Task statement: The entries that follow are to be duplicated in full, character for character.

Stored items:
Content starts

@@ -576,10 +639,12 @@
     if (c->h_aln_len.size() > 0xFFFFFFF0ull) return fail(c, DAGCON_ERR_UNSUPPORTED, "too many alignments");
     c->A = (uint32_t)c->h_aln_len.size();
     c->blob_bytes = b->blob_bytes;
+    c->nch = c->nch_env ? c->nch_env
+                        : dg_plan_chunk_len(c->h_aln_len.data(), c->A, c->n_cu * c->resident[DG_RES_NORM_CHUNK]).len;
     c->h_ch_base.assign((size_t)c->A + 1, 0);
     c->h_ch_aln.clear();
     for (uint32_t a = 0; a < c->A; a++) {
-        const uint32_t nw = std::max<uint32_t>(1u, (c->h_aln_len[a] + DG_NCH - 1) / DG_NCH);
+        const uint32_t nw = (uint32_t)std::max<uint64_t>(1u, ((uint64_t)c->h_aln_len[a] + c->nch - 1) / c->nch);
         c->h_ch_base[a] = (uint32_t)c->h_ch_aln.size();
         if (c->h_ch_aln.size() + nw > 0xFFFFFFF0ull) return fail(c, DAGCON_ERR_UNSUPPORTED, "too many alignment columns");
         c->h_ch_aln.insert(c->h_ch_aln.end(), nw, a);
@@ -1373,8 +1438,24 @@
     DgPlanIn pi;
     pi.T = n_targets; pi.n_alns = n_alignments; pi.sum_bb = sum_positions; pi.gcuts = partial_span ? 1u : 0u;
     pi.max_segments = max_segments; pi.min_segment_len = min_segment_len; pi.seg_env = 0; pi.merge_q = 1;
+    dg_plan_nominal(pi);
     const DgPlan pl = dg_plan_pieces(pi);
     out4[0] = pl.seg_max; out4[1] = pl.seg_min; out4[2] = pl.use_q; out4[3] = pl.bp_max;
+    return DAGCON_OK;
+}
+
+int dagcon_debug_chunk_len(const uint32_t *aln_len, uint32_t n, uint32_t slots, uint32_t out3[3]) {
+    if (!out3 || (n && !aln_len)) return DAGCON_ERR_INVALID_ARG;
+    const DgChunkPlan pl = dg_plan_chunk_len(aln_len, n, slots);
+    out3[0] = pl.len; out3[1] = pl.waves; out3[2] = pl.rounds;
+    return DAGCON_OK;
+}
+
+int dagcon_debug_residency(dagcon_ctx *ctx, uint32_t out8[8]) {
+    if (!ctx || !out8) return DAGCON_ERR_INVALID_ARG;
+    const Ctx *c = reinterpret_cast<const Ctx *>(ctx);
+    for (int i = 0; i < DG_RES_N; i++) out8[i] = c->resident[i];
+    out8[5] = c->n_cu; out8[6] = c->uploaded ? c->bp_max : 0u; out8[7] = c->uploaded ? c->nch : 0u;
     return DAGCON_OK;
 }
 
diff --git a/pbdagcon_amd/csrc/dagcon_dev.h b/pbdagcon_amd/csrc/dagcon_dev.h
--- a/pbdagcon_amd/csrc/dagcon_dev.h
+++ b/pbdagcon_amd/csrc/dagcon_dev.h
@@ -91,6 +91,7 @@
     const uint32_t *ch_aln;
     const uint32_t *ch_base;
     uint32_t n_chunks;
+    uint32_t nch;
     uint32_t *ch_k0;
     uint32_t *ch_next;
     uint32_t *ch_w, *ch_tb;
diff --git a/pbdagcon_amd/csrc/k_bestpath.hip.h b/pbdagcon_amd/csrc/k_bestpath.hip.h
--- a/pbdagcon_amd/csrc/k_bestpath.hip.h
+++ b/pbdagcon_amd/csrc/k_bestpath.hip.h
@@ -457,13 +457,16 @@
     m = fmaxf(m, __int_as_float(__builtin_amdgcn_update_dpp(0, __float_as_int(m), 0x141, 0xf, 0xf, true)));
     return m;
 }
-__global__ __launch_bounds__(64) void k_bp_sweep_l(DgParams p) {
+__global__ __launch_bounds__(64) __attribute__((amdgpu_waves_per_eu(8, 8))) void k_bp_sweep_l(DgParams p) {
     constexpr int ROWS = 64 / DG_BRW;
-    __shared__ int s_stk[ROWS * DG_BL_STK];
-    __shared__ int s_rtag[ROWS * DG_BRR];
-    __shared__ float s_rsc[ROWS * DG_BRR], s_rtt[ROWS * DG_BRR];
-    __shared__ int s_pid[ROWS * DG_BRP], s_pbd[ROWS * DG_BRP];
-    __shared__ float s_pmx[ROWS * DG_BRP];
+    struct Row {
+        int stk[DG_BL_STK];
+        int rtag[DG_BRR];
+        float rsc[DG_BRR], rtt[DG_BRR];
+        int pid[DG_BRP], pbd[DG_BRP];
+        float pmx[DG_BRP];
+    };
+    __shared__ Row s_row[ROWS];
     if (dg_failed(p)) return;
     const int l = threadIdx.x & (DG_BRW - 1);
     const uint32_t row = threadIdx.x / DG_BRW;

Content ends

Task output:
@@ -576,10 +639,12 @@
     if (c->h_aln_len.size() > 0xFFFFFFF0ull) return fail(c, DAGCON_ERR_UNSUPPORTED, "too many alignments");
     c->A = (uint32_t)c->h_aln_len.size();
     c->blob_bytes = b->blob_bytes;
+    c->nch = c->nch_env ? c->nch_env
+                        : dg_plan_chunk_len(c->h_aln_len.data(), c->A, c->n_cu * c->resident[DG_RES_NORM_CHUNK]).len;
     c->h_ch_base.assign((size_t)c->A + 1, 0);
     c->h_ch_aln.clear();
     for (uint32_t a = 0; a < c->A; a++) {
-        const uint32_t nw = std::max<uint32_t>(1u, (c->h_aln_len[a] + DG_NCH - 1) / DG_NCH);
+        const uint32_t nw = (uint32_t)std::max<uint64_t>(1u, ((uint64_t)c->h_aln_len[a] + c->nch - 1) / c->nch);
         c->h_ch_base[a] = (uint32_t)c->h_ch_aln.size();
         if (c->h_ch_aln.size() + nw > 0xFFFFFFF0ull) return fail(c, DAGCON_ERR_UNSUPPORTED, "too many alignment columns");
         c->h_ch_aln.insert(c->h_ch_aln.end(), nw, a);
@@ -1373,8 +1438,24 @@
     DgPlanIn pi;
     pi.T = n_targets; pi.n_alns = n_alignments; pi.sum_bb = sum_positions; pi.gcuts = partial_span ? 1u : 0u;
     pi.max_segments = max_segments; pi.min_segment_len = min_segment_len; pi.seg_env = 0; pi.merge_q = 1;
+    dg_plan_nominal(pi);
     const DgPlan pl = dg_plan_pieces(pi);
     out4[0] = pl.seg_max; out4[1] = pl.seg_min; out4[2] = pl.use_q; out4[3] = pl.bp_max;
+    return DAGCON_OK;
+}
+
+int dagcon_debug_chunk_len(const uint32_t *aln_len, uint32_t n, uint32_t slots, uint32_t out3[3]) {
+    if (!out3 || (n && !aln_len)) return DAGCON_ERR_INVALID_ARG;
+    const DgChunkPlan pl = dg_plan_chunk_len(aln_len, n, slots);
+    out3[0] = pl.len; out3[1] = pl.waves; out3[2] = pl.rounds;
+    return DAGCON_OK;
+}
+
+int dagcon_debug_residency(dagcon_ctx *ctx, uint32_t out8[8]) {
+    if (!ctx || !out8) return DAGCON_ERR_INVALID_ARG;
+    const Ctx *c = reinterpret_cast<const Ctx *>(ctx);
+    for (int i = 0; i < DG_RES_N; i++) out8[i] = c->resident[i];
+    out8[5] = c->n_cu; out8[6] = c->uploaded ? c->bp_max : 0u; out8[7] = c->uploaded ? c->nch : 0u;
     return DAGCON_OK;
 }
 
diff --git a/pbdagcon_amd/csrc/dagcon_dev.h b/pbdagcon_amd/csrc/dagcon_dev.h
--- a/pbdagcon_amd/csrc/dagcon_dev.h
+++ b/pbdagcon_amd/csrc/dagcon_dev.h
@@ -91,6 +91,7 @@
     const uint32_t *ch_aln;
     const uint32_t *ch_base;
     uint32_t n_chunks;
+    uint32_t nch;
     uint32_t *ch_k0;
     uint32_t *ch_next;
     uint32_t *ch_w, *ch_tb;
diff --git a/pbdagcon_amd/csrc/k_bestpath.hip.h b/pbdagcon_amd/csrc/k_bestpath.hip.h
--- a/pbdagcon_amd/csrc/k_bestpath.hip.h
+++ b/pbdagcon_amd/csrc/k_bestpath.hip.h
@@ -457,13 +457,16 @@
     m = fmaxf(m, __int_as_float(__builtin_amdgcn_update_dpp(0, __float_as_int(m), 0x141, 0xf, 0xf, true)));
     return m;
 }
-__global__ __launch_bounds__(64) void k_bp_sweep_l(DgParams p) {
+__global__ __launch_bounds__(64) __attribute__((amdgpu_waves_per_eu(8, 8))) void k_bp_sweep_l(DgParams p) {
     constexpr int ROWS = 64 / DG_BRW;
-    __shared__ int s_stk[ROWS * DG_BL_STK];
-    __shared__ int s_rtag[ROWS * DG_BRR];
-    __shared__ float s_rsc[ROWS * DG_BRR], s_rtt[ROWS * DG_BRR];
-    __shared__ int s_pid[ROWS * DG_BRP], s_pbd[ROWS * DG_BRP];
-    __shared__ float s_pmx[ROWS * DG_BRP];
+    struct Row {
+        int stk[DG_BL_STK];
+        int rtag[DG_BRR];
+        float rsc[DG_BRR], rtt[DG_BRR];
+        int pid[DG_BRP], pbd[DG_BRP];
+        float pmx[DG_BRP];
+    };
+    __shared__ Row s_row[ROWS];
     if (dg_failed(p)) return;
     const int l = threadIdx.x & (DG_BRW - 1);
     const uint32_t row = threadIdx.x / DG_BRW;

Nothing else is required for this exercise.